Gdzieś czytałem o czymś bardzo podobnym... Mianowicie eksperymenty z hibernacją.
przeprowadzane na psach w bardzo podobny sposób. Gdzieś chyba nawet mam tę
gazetę, ale nie chce mi się szukać*. Cała zabawa polegała na tyn, że pies (rasy owczarek
niemiecki) został pozbawiony krwi, a jej miejsce zajęła jakaś sztuczna, specjalnie
przygotowana substancja, która lepiej znosi niskie temperatury niż krwinki.
Pies został potem potraktowany ciekłym azotem, by zostać szybko zamrożonym.
Konieczny był ciekły azot, gdyż jeżeli tkanka zamarza wolno w komórkach wytwarzają
się kryształki lodu, co prowadzi do obumarcia komórki. Po 10 minutach psa zaczęto rozmrażać.
O dziwo, udało się przywrócić go do życia. I miał się całkiem dobrze.
Nie ma oczywiście porównania- zamrozić psa na 10 min a człowieka na 200 lat.
Jest jednak na zachodzie kilka firm, które zajmują się hibernacją.
Zamorzenie ciała to koszt ok, 40 000 USD, a samej głowy 10 000 USD, o ile się nie mylę**.

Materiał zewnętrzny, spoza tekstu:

# AlwinEsch/pvr.rtl.radiofm

Hardware: AMD Instinct MI355X
Metric: IQ MS/s demodulated (whole node) + achieved HBM GB/s on FIR stage (higher is better)
Workload: dtype f32

## Files before the change

pvr.rtl.radiofm_amd/csrc/fmd_batch.hip:

```cpp
#include "../../include/fmd.h"

#include <hip/hip_runtime.h>
#include <hip/hip_ext.h>

#include <algorithm>
#include <chrono>
#include <cmath>
#include <cstdio>
#include <cstdlib>
#include <cstring>
#include <deque>
#include <functional>
#include <map>
#include <memory>
#include <mutex>
#include <string>
#include <utility>
#include <vector>

#include "fmd_design.hpp"
#include "fmd_groups.hpp"
#include "fmd_kernels.hip.h"
#include "fmd_receiver.hpp"

// ... 603 lines not shown
      push(0, 0, 0);
    const size_t g = steps.size();
    for (size_t i = f; i < g; i++)
    {
      const int far = steps[std::min(i + size_t(fmd::HBF_NSET - 1), g - 1)].a_lo - steps[i].a_lo;
      if (far < 0 || far > 63 || g - i > 1023)
        return nullptr;
      steps[i].n |= unsigned(far) << fmd::HBF_FAR_SHIFT;
      if (steps[i].n & (fmd::HBF_TAIL0 | fmd::HBF_TAIL1))
        steps[i].n |= unsigned(g - i) << fmd::HBF_TAILS_SHIFT;
    }
    steps[g - 1].n |= fmd::HBF_LAST;
    fmd::HbStep hdr[2];
    static_assert(sizeof(hdr) == sizeof(tails), "HbTails in the place of two records");
    std::memcpy(hdr, &tails, sizeof(tails));
    steps.push_back(hdr[0]);
    steps.push_back(hdr[1]);
  }
  first.push_back(int(steps.size()));
  std::unique_ptr<fmd_batch::HbfPlan> pl(new fmd_batch::HbfPlan);
  pl->n_in = n_in;
  pl->S = unsigned(first.size() - 1);
  if (pl->steps.alloc(steps.size()) || pl->seg_first.alloc(first.size()) ||
      upload(pl->steps.p, steps.data(), steps.size() * sizeof(fmd::HbStep)) ||
      upload(pl->seg_first.p, first.data(), first.size() * sizeof(int)))
    return nullptr;
  if (b->hbf_plans.size() >= 16)
  {
    (void)hipDeviceSynchronize();
    b->hbf_plans.erase(b->hbf_plans.begin());
  }
  b->hbf_plans.push_back(std::move(pl));
  return b->hbf_plans.back().get();
}

bool rsr_configure(fmd_batch* b, int form)
{
  static const int forms[3][2] = {{2, 8}, {4, 4}, {2, 4}};
  const fmd::Design& d = b->des;
  const int R = forms[form][0], NW = forms[form][1];
  const double step = double(d.rs_step);
  const unsigned per_step = unsigned(NW * R);
  const unsigned span = d.rs_order + 1u + unsigned(std::ceil((per_step - 1) * step)) + 1u;
  const unsigned nbr = (span - 1u + 7u) / 8u + 2u;
  const unsigned new_rows = unsigned(std::ceil(per_step * step)) + 8u;
  b->rsr_R = 0;
  if (nbr > 39u || new_rows > unsigned(fmd::RSR_ROWS))
    return false;
  b->rsr_R = R;
  b->rsr_NW = NW;
  b->rsr_nbr = nbr;
  b->rsr_rb = int((d.rs_order + 7u) / 8u * 8u + 8u);
  const unsigned gspan = d.rs_order + 1u + unsigned(std::ceil((R - 1) * step)) + 1u;
  b->rsr_nbm = (gspan - 1u + 7u) / 8u + 2u + 1u;
  return true;
}

}

extern "C" {

const char* fmd_last_error(void)
{
  return g_err.c_str();
}

const char* fmd_version(void)
{
  return "fmd-hip 0.1 (gfx950)";
}

const char* fmd_stage_name(unsigned idx)
{
  return idx < ST_COUNT ? kStageNames[idx] : "";
}

}

namespace
{

int create_streams(fmd_batch* b)
{
  int lo = 0, hi = 0;
  HIPCHK(hipDeviceGetStreamPriorityRange(&lo, &hi));
  const int nstreams = 5;
  const int prio[5] = {hi, hi, lo, lo, lo};
  hipStream_t st4[5] = {nullptr, nullptr, nullptr, nullptr, nullptr};
  if (pick_independent_streams(nstreams, prio, st4, &b->streams_sharing) != 0)
    return fail(FMD_ERR_DEVICE, "could not create the internal streams");
  b->s_fir = st4[0];
  b->s_ser = st4[1];
  b->s_post = st4[2];
  b->s_rds = st4[3];
  b->s_lpf = st4[4];
  return FMD_OK;
}

int create_one(const fmd_params* params, unsigned n_channels, const int* tuning_shifts, int device,
               const fmd_callbacks* cb, void* user, fmd_batch* shell, fmd_batch** out)
{
  std::unique_ptr<fmd_batch> b(new fmd_batch);
  b->device = device;
  b->cparams = *params;
  b->params.sample_rate_if = params->sample_rate_if;
  b->params.tuning_offset = params->tuning_offset;
  b->params.sample_rate_pcm = params->sample_rate_pcm;
// ... 2163 lines not shown
```

pvr.rtl.radiofm_amd/csrc/fmd_k_resample.hip.h:

```cpp
#pragma once

#include "fmd_k_common.hip.h"

namespace fmd
{

__global__ void k_rs_table(const float* __restrict__ coeff, unsigned order, float p, float pstep,
                           unsigned A, float* __restrict__ ktab, unsigned row_stride, unsigned margin,
                           int* __restrict__ pidx)
{
  const unsigned i = blockIdx.x;
  if (i >= A)
    return;
  const float pf = p + (float)i * pstep;
  const int pi = (int)pf;
  const float k1 = pf - (float)pi;
  const float k0 = 1 - k1;
  for (unsigned j = threadIdx.x; j <= order; j += blockDim.x)
    ktab[(size_t)i * row_stride + margin + j] = coeff[j] * k0 + coeff[j + 1] * k1;
  if (threadIdx.x == 0)
    pidx[i] = pi;
}

#ifndef FMD_RS_R
// ... 74 lines not shown
    {
      bool fin = true;
#pragma unroll
      for (int q = 0; q < RS_B; q++)
        fin = fin && __builtin_isfinite(xs[q].x) && __builtin_isfinite(xs[q].y);
      literal = FMD_ANY_LANE(!fin);
    }
    if (!literal)
    {
#pragma unroll
      for (int q = 0; q < RS_B; q++)
      {
#pragma unroll
        for (int r = 0; r < RS_R; r++)
        {
          acc[r].x += kk[r][q] * xs[q].x;
          acc[r].y += kk[r][q] * xs[q].y;
        }
      }
    }
    else
    {
#pragma unroll
      for (int q = 0; q < RS_B; q++)
      {
#pragma unroll
        for (int r = 0; r < RS_R; r++)
        {
          const int j = t + q - off[r];
          if (j >= 0 && j <= (int)order)
          {
            acc[r].x += kk[r][q] * xs[q].x;
            acc[r].y += kk[r][q] * xs[q].y;
          }
        }
      }
    }
  }
  if (c < C)
  {
#pragma unroll
    for (int r = 0; r < RS_R; r++)
      if (r < nr)
        out[(size_t)(Hout + i0 + r) * CP + c] = make_float2(acc[r].y, acc[r].x);
  }
}
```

Dla czego samej głowy? Otóż, niektórzy zapaleńcy teorii hibernacji wierzą, że w przyszłości,
gdy medycyna będzie bardziej zaawansowana, będzie mozna dać takiej głowie inne ciało
lub odtworzyć poprzednie. IMO, głupota. Takie organizacje działają trochę jak zakład pogrzebowy.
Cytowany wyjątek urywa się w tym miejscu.